Task: Exact reproduction required: print each line of the material below.

Dataset records:
-----

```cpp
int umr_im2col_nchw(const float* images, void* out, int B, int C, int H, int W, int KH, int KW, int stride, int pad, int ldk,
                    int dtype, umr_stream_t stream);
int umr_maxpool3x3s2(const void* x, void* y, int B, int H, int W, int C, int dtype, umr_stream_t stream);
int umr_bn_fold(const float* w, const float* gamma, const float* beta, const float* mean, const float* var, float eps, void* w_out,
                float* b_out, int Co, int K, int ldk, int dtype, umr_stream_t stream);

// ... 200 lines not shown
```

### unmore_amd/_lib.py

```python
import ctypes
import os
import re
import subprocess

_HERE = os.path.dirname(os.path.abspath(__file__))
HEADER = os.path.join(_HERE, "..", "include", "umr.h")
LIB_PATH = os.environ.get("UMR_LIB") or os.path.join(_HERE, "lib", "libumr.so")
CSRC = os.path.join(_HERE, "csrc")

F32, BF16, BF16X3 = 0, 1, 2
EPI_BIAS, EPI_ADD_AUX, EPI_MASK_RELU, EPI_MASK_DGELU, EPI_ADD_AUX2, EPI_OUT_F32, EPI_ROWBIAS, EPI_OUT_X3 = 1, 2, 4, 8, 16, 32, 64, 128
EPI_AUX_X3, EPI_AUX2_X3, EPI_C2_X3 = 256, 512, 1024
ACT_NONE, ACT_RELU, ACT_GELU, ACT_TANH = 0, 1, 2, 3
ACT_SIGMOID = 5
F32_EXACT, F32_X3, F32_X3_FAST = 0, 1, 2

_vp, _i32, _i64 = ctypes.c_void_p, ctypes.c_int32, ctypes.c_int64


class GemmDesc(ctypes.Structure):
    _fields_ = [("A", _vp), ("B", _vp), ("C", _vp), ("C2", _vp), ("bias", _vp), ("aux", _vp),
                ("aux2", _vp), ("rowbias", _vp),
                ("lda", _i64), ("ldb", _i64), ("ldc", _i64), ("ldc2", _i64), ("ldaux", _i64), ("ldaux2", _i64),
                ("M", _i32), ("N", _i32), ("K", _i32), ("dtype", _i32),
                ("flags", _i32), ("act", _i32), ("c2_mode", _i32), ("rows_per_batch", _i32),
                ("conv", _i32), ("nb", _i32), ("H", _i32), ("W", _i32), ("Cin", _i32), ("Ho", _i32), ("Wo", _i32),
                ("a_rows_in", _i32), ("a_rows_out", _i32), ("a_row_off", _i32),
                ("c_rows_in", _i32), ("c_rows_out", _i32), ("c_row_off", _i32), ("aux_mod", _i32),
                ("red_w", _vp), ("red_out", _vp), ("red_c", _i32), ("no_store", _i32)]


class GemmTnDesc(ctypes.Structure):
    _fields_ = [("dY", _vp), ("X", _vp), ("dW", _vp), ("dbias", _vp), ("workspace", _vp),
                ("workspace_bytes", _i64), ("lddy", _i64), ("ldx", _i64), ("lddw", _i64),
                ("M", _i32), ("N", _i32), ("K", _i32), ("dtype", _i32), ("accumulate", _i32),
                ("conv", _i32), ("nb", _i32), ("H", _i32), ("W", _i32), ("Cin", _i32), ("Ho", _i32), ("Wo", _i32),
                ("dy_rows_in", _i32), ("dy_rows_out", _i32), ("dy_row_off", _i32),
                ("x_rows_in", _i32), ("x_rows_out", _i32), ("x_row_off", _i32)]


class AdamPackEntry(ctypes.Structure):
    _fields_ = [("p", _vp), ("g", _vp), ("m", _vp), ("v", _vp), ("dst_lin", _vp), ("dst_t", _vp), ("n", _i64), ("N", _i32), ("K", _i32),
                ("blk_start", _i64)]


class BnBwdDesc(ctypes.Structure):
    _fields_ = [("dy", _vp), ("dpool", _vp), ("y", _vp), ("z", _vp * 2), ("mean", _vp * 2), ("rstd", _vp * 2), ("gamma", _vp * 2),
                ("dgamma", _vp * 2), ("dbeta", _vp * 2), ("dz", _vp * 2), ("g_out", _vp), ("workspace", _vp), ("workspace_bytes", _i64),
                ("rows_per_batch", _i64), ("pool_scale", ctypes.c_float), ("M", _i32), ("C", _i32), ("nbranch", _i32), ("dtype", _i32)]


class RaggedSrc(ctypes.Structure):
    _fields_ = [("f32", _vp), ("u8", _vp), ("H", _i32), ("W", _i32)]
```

-----

Solution to the exercise:
```cpp
int umr_im2col_nchw(const float* images, void* out, int B, int C, int H, int W, int KH, int KW, int stride, int pad, int ldk,
                    int dtype, umr_stream_t stream);
int umr_maxpool3x3s2(const void* x, void* y, int B, int H, int W, int C, int dtype, umr_stream_t stream);
int umr_bn_fold(const float* w, const float* gamma, const float* beta, const float* mean, const float* var, float eps, void* w_out,
                float* b_out, int Co, int K, int ldk, int dtype, umr_stream_t stream);

// ... 200 lines not shown
```

### unmore_amd/_lib.py

```python
import ctypes
import os
import re
import subprocess

_HERE = os.path.dirname(os.path.abspath(__file__))
HEADER = os.path.join(_HERE, "..", "include", "umr.h")
LIB_PATH = os.environ.get("UMR_LIB") or os.path.join(_HERE, "lib", "libumr.so")
CSRC = os.path.join(_HERE, "csrc")

F32, BF16, BF16X3 = 0, 1, 2
EPI_BIAS, EPI_ADD_AUX, EPI_MASK_RELU, EPI_MASK_DGELU, EPI_ADD_AUX2, EPI_OUT_F32, EPI_ROWBIAS, EPI_OUT_X3 = 1, 2, 4, 8, 16, 32, 64, 128
EPI_AUX_X3, EPI_AUX2_X3, EPI_C2_X3 = 256, 512, 1024
ACT_NONE, ACT_RELU, ACT_GELU, ACT_TANH = 0, 1, 2, 3
ACT_SIGMOID = 5
F32_EXACT, F32_X3, F32_X3_FAST = 0, 1, 2

_vp, _i32, _i64 = ctypes.c_void_p, ctypes.c_int32, ctypes.c_int64


class GemmDesc(ctypes.Structure):
    _fields_ = [("A", _vp), ("B", _vp), ("C", _vp), ("C2", _vp), ("bias", _vp), ("aux", _vp),
                ("aux2", _vp), ("rowbias", _vp),
                ("lda", _i64), ("ldb", _i64), ("ldc", _i64), ("ldc2", _i64), ("ldaux", _i64), ("ldaux2", _i64),
                ("M", _i32), ("N", _i32), ("K", _i32), ("dtype", _i32),
                ("flags", _i32), ("act", _i32), ("c2_mode", _i32), ("rows_per_batch", _i32),
                ("conv", _i32), ("nb", _i32), ("H", _i32), ("W", _i32), ("Cin", _i32), ("Ho", _i32), ("Wo", _i32),
                ("a_rows_in", _i32), ("a_rows_out", _i32), ("a_row_off", _i32),
                ("c_rows_in", _i32), ("c_rows_out", _i32), ("c_row_off", _i32), ("aux_mod", _i32),
                ("red_w", _vp), ("red_out", _vp), ("red_c", _i32), ("no_store", _i32)]


class GemmTnDesc(ctypes.Structure):
    _fields_ = [("dY", _vp), ("X", _vp), ("dW", _vp), ("dbias", _vp), ("workspace", _vp),
                ("workspace_bytes", _i64), ("lddy", _i64), ("ldx", _i64), ("lddw", _i64),
                ("M", _i32), ("N", _i32), ("K", _i32), ("dtype", _i32), ("accumulate", _i32),
                ("conv", _i32), ("nb", _i32), ("H", _i32), ("W", _i32), ("Cin", _i32), ("Ho", _i32), ("Wo", _i32),
                ("dy_rows_in", _i32), ("dy_rows_out", _i32), ("dy_row_off", _i32),
                ("x_rows_in", _i32), ("x_rows_out", _i32), ("x_row_off", _i32)]


class AdamPackEntry(ctypes.Structure):
    _fields_ = [("p", _vp), ("g", _vp), ("m", _vp), ("v", _vp), ("dst_lin", _vp), ("dst_t", _vp), ("n", _i64), ("N", _i32), ("K", _i32),
                ("blk_start", _i64)]


class BnBwdDesc(ctypes.Structure):
    _fields_ = [("dy", _vp), ("dpool", _vp), ("y", _vp), ("z", _vp * 2), ("mean", _vp * 2), ("rstd", _vp * 2), ("gamma", _vp * 2),
                ("dgamma", _vp * 2), ("dbeta", _vp * 2), ("dz", _vp * 2), ("g_out", _vp), ("workspace", _vp), ("workspace_bytes", _i64),
                ("rows_per_batch", _i64), ("pool_scale", ctypes.c_float), ("M", _i32), ("C", _i32), ("nbranch", _i32), ("dtype", _i32)]


class RaggedSrc(ctypes.Structure):
    _fields_ = [("f32", _vp), ("u8", _vp), ("H", _i32), ("W", _i32)]
```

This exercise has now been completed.